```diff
-                tc_mma_f16(tmem_d, smem_desc_sw128(a_hi + koff), smem_desc_sw128(b_hi + koff), idesc, (kb | k) != 0);
-                if (NPASS == 3) {
-                  tc_mma_f16(tmem_d, smem_desc_sw128(a_hi + koff), smem_desc_sw128(b_lo + koff), idesc, 1);
-                  tc_mma_f16(tmem_d, smem_desc_sw128(a_lo + koff), smem_desc_sw128(b_hi + koff), idesc, 1);
+            const int nk = KB - kb < KPS ? KB - kb : KPS;
+            for (int j = 0; j < nk; ++j) {
+              const int kbj = kb + j;
+              const uint32_t bh = b_hi + j * C::NA * B_PART_BYTES, bl = b_lo + j * C::NA * B_PART_BYTES;
+#pragma unroll
+              for (int k = 0; k < BK / UMMA_K; ++k) {
+                const uint32_t koff = k * UMMA_K * 2;
+                if (PAIR && ASTREAM) {
+                  tc_mma_f16_ss_pair(tmem_d, smem_desc_sw128(a_hi + koff), smem_desc_sw128(b_hi + koff), idesc,
+                                     ((SEGM ? kb % SEG : SEGT ? kb % (SEGT ? SGT : 1) : kb) | k) != 0);
+                  if (NPASS == 3) {
+                    tc_mma_f16_ss_pair(tmem_d, smem_desc_sw128(a_hi + koff), smem_desc_sw128(b_lo + koff), idesc, 1);
+                    tc_mma_f16_ss_pair(tmem_d, smem_desc_sw128(a_lo + koff), smem_desc_sw128(b_hi + koff), idesc, 1);
+                  }
+                } else if (PAIR) {
+                  const uint32_t ta_hi = tmem_a + kbj * (BK / 2) + k * 8;
+                  const uint32_t ta_lo = ta_hi + AKB * (BK / 2);
+                  tc_mma_f16_ts_pair(tmem_d, ta_hi, smem_desc_sw128(bh + koff), idesc, (kbj | k) != 0);
+                  if (NPASS == 3) {
+                    tc_mma_f16_ts_pair(tmem_d, ta_hi, smem_desc_sw128(bl + koff), idesc, 1);
+                    tc_mma_f16_ts_pair(tmem_d, ta_lo, smem_desc_sw128(bh + koff), idesc, 1);
+                  }
+                } else if (ATM) {
+                  const uint32_t ta_hi = tmem_a + kb * (BK / 2) + k * 8;
+                  const uint32_t ta_lo = ta_hi + AKB * (BK / 2);
+                  tc_mma_f16_ts(tmem_d, ta_hi, smem_desc_sw128(b_hi + koff), idesc, (kb | k) != 0);
+                  if (NPASS == 3) {
+                    tc_mma_f16_ts(tmem_d, ta_hi, smem_desc_sw128(b_lo + koff), idesc, 1);
+                    tc_mma_f16_ts(tmem_d, ta_lo, smem_desc_sw128(b_hi + koff), idesc, 1);
+                  }
+                } else {
+                  tc_mma_f16(tmem_d, smem_desc_sw128(a_hi + koff), smem_desc_sw128(b_hi + koff), idesc, (kb | k) != 0);
+                  if (NPASS == 3) {
+                    tc_mma_f16(tmem_d, smem_desc_sw128(a_hi + koff), smem_desc_sw128(b_lo + koff), idesc, 1);
+                    tc_mma_f16(tmem_d, smem_desc_sw128(a_lo + koff), smem_desc_sw128(b_hi + koff), idesc, 1);
+                  }
                 }
               }
             }
@@ -694,7 +704,6 @@
     const uint32_t lane_base = (uint32_t)(quarter * 32) << 16;
     static_assert(KSUB == 4 && BM * EPI_SUBS * KSUB * 4 == kTabIdxOffset, "slow_offer handles four-entry tables");
     const uint32_t my_val_addr = smem_u32(tab_val + (t * EPI_SUBS + sub) * KSUB);
-    const uint32_t my_idx_addr = my_val_addr + kTabIdxOffset;
     const bool any_order = NB == 1 && ties_any != 0;
     if (threadIdx.x == EPI_WARP0 * 32) {
       bars->epi.proto_of_col = proto_of_col;
@@ -705,7 +714,8 @@
     const uint32_t epi_const_addr = smem_u32(&bars->epi);
     constexpr int CHUNKS = BN / 32;
     constexpr float kInf = 3.0e38f;
-    if (sub == 0) row_min[t] = kInf;
+    if (sub == 0)
+      for (int b = 0; b < C::RING_BYTES / C::RING_ONE_BYTES; ++b) row_min[b * (C::RING_ONE_BYTES / 4) + t] = kInf;
     const int mpad = NT * BN;
     const bool wn_in_smem = !bias_mode && C::WN_SMEM_FLOATS > 0 && mpad <= C::WN_SMEM_FLOATS;
     if (wn_in_smem)
@@ -823,10 +833,13 @@
       xn_n1 = orow_n1 >= 0 ? xnorm16[orow_n1] : 0.f;
       orow_n2 = fetch_orow(it + 2);
       mask_n1 = fetch_mask(it + 1);
+      const uint32_t rb_off = SEL == 2 ? (uint32_t)(it & 1) * C::RING_ONE_BYTES : 0u;
+      const uint32_t val_addr = my_val_addr + rb_off;
+      float* rmin = reinterpret_cast<float*>(reinterpret_cast<uint8_t*>(row_min) + rb_off);
       float m1 = kInf, m2 = kInf, thr = kInf, evicted = __int_as_float(0x7f800000);
       float gate = __int_as_float(0x7f800000);
-      asm volatile("st.shared.v4.f32 [%0], {%1,%1,%1,%1};" ::"r"(my_val_addr), "f"(gate) : "memory");
-      asm volatile("st.shared.v4.s32 [%0], {%1,%1,%1,%1};" ::"r"(my_idx_addr), "r"(0x7fffffff) : "memory");
+      asm volatile("st.shared.v4.f32 [%0], {%1,%1,%1,%1};" ::"r"(val_addr), "f"(gate) : "memory");
+      asm volatile("st.shared.v4.s32 [%0], {%1,%1,%1,%1};" ::"r"(val_addr + kTabIdxOffset), "r"(0x7fffffff) : "memory");
       const int n_sel = SEL == 2 ? __popcll(selm) : NT;
       for (int ti = 0; ti < n_sel; ++ti) {
         int nt = ti;
@@ -946,14 +959,14 @@
           if (NB == 1) a1 = fminf(fminf(fminf(gm[0], gm[1]), fminf(gm[2], gm[3])), fminf(fminf(gm[4], gm[5]), fminf(gm[6], gm[7])));
           if (TB) {
             const float v = a1 + kb;
-            const float sh = row_min[t];
-            if (v < sh) row_min[t] = v;
+            const float sh = rmin[t];
+            if (v < sh) rmin[t] = v;
             m2 = fminf(m2, fmaxf(m1, v));
             m1 = fminf(m1, v);
             thr = fminf(m1, sh) + kb;
           } else if (NB == 1) {
-            const float sh = row_min[t];
-            if (a1 < sh) row_min[t] = a1;
+            const float sh = rmin[t];
+            if (a1 < sh) rmin[t] = a1;
             m1 = fminf(m1, fminf(a1, sh));
             thr = m1 + tau;
           } else {
@@ -977,7 +990,7 @@
               }
               if ((inb & (inb - 1)) == 0) {
                 if (inb) {
-                  const float2 o = slow_offer(a1 - kb, col + __ffs(inb) - 1, my_val_addr, epi_const_addr);
+                  const float2 o = slow_offer(a1 - kb, col + __ffs(inb) - 1, val_addr, epi_const_addr);
                   gate = o.x;
                   evicted = fminf(evicted, o.y);
                 }
@@ -1006,7 +1019,7 @@
                   if (se >= gate) {
                     evicted = fminf(evicted, se);
                   } else {
-                    const float2 o = slow_offer(se, col + e, my_val_addr, epi_const_addr);
+                    const float2 o = slow_offer(se, col + e, val_addr, epi_const_addr);
                     gate = o.x;
                     evicted = fminf(evicted, o.y);
                   }
@@ -1027,13 +1040,15 @@
           acc_phase ^= 1;
         }
       }
-      sub_state[t * EPI_SUBS + sub] = make_float4(m1, m2, evicted, 0.f);
+      const uint32_t val_base = smem_u32(tab_val) + rb_off;
+      float4* sst = reinterpret_cast<float4*>(reinterpret_cast<uint8_t*>(sub_state) + rb_off);
+      sst[t * EPI_SUBS + sub] = make_float4(m1, m2, evicted, 0.f);
       asm volatile("bar.sync 1, %0;" ::"n"(EPI_THREADS));
-      if (sub == 0) {
+      if (sub == EPI_SUBS - 1) {
         float g1 = kInf, g2 = kInf, ev = __int_as_float(0x7f800000);
 #pragma unroll
         for (int q = 0; q < EPI_SUBS; ++q) {
-          const float4 st = sub_state[t * EPI_SUBS + q];
+          const float4 st = sst[t * EPI_SUBS + q];
           if (NB == 2 || TB) g2 = fminf(fmaxf(g1, st.x), fminf(g2, st.y));
           g1 = fminf(g1, st.x);
           ev = fminf(ev, st.z);
@@ -1044,8 +1059,8 @@
         int jx[EPI_SUBS * KSUB];
 #pragma unroll
         for (int q = 0; q < EPI_SUBS; ++q) {
-          const float4 v4 = lds_f4(smem_u32(tab_val + (t * EPI_SUBS + q) * KSUB));
-          const int4 j4 = lds_i4(smem_u32(tab_idx + (t * EPI_SUBS + q) * KSUB));
+          const float4 v4 = lds_f4(val_base + 4 * ((t * EPI_SUBS + q) * KSUB));
+          const int4 j4 = lds_i4(val_base + kTabIdxOffset + 4 * ((t * EPI_SUBS + q) * KSUB));
           v[4 * q + 0] = v4.x; v[4 * q + 1] = v4.y; v[4 * q + 2] = v4.z; v[4 * q + 3] = v4.w;
           jx[4 * q + 0] = j4.x; jx[4 * q + 1] = j4.y; jx[4 * q + 2] = j4.z; jx[4 * q + 3] = j4.w;
         }
@@ -1078,9 +1093,9 @@
           cand_count[orow] = (uint8_t)(overflow ? DBGSOM_CAND_OVERFLOW : cnt);
           idx_out[orow * NB] = best;
         }
-        row_min[t] = kInf;
+        rmin[t] = kInf;
       }
-      asm volatile("bar.sync 1, %0;" ::"n"(EPI_THREADS));
+      if (SEL != 2) asm volatile("bar.sync 1, %0;" ::"n"(EPI_THREADS));
     }
     }
   }
@@ -1143,7 +1158,7 @@
 
 template <int NPASS, int NB, int BN, int RES_KB, int AKB, int CL, bool PAIR = false, int SEL = 0, bool TB = false, int SGT = 0>
 int launch_cfg_cl(const dbgsom_bmu_args& a, const BmuWorkspace& ws, cudaStream_t s) {
-  using C = Cfg<NPASS, BN, RES_KB, AKB, PAIR && AKB == 0 && RES_KB == 0, SEL == 1 ? kFlagChunkBytes : 0>;
+  using C = Cfg<NPASS, BN, RES_KB, AKB, PAIR && AKB == 0 && RES_KB == 0, SEL == 1 ? kFlagChunkBytes : 0, SEL == 2 ? 2 : 1>;
   CUtensorMap mxh, mxl, mwh, mwl;
   int rc = make_map(&mxh, a.d_X16_hi, a.N, a.ld16, BM);
   if (rc) return rc;
```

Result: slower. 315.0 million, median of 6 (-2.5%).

++++++++++

• [Required action]:
Collect, from the material above, every line containing the word "sync".

• [Answer box]:
       asm volatile("bar.sync 1, %0;" ::"n"(EPI_THREADS));
-      asm volatile("bar.sync 1, %0;" ::"n"(EPI_THREADS));
+      if (SEL != 2) asm volatile("bar.sync 1, %0;" ::"n"(EPI_THREADS));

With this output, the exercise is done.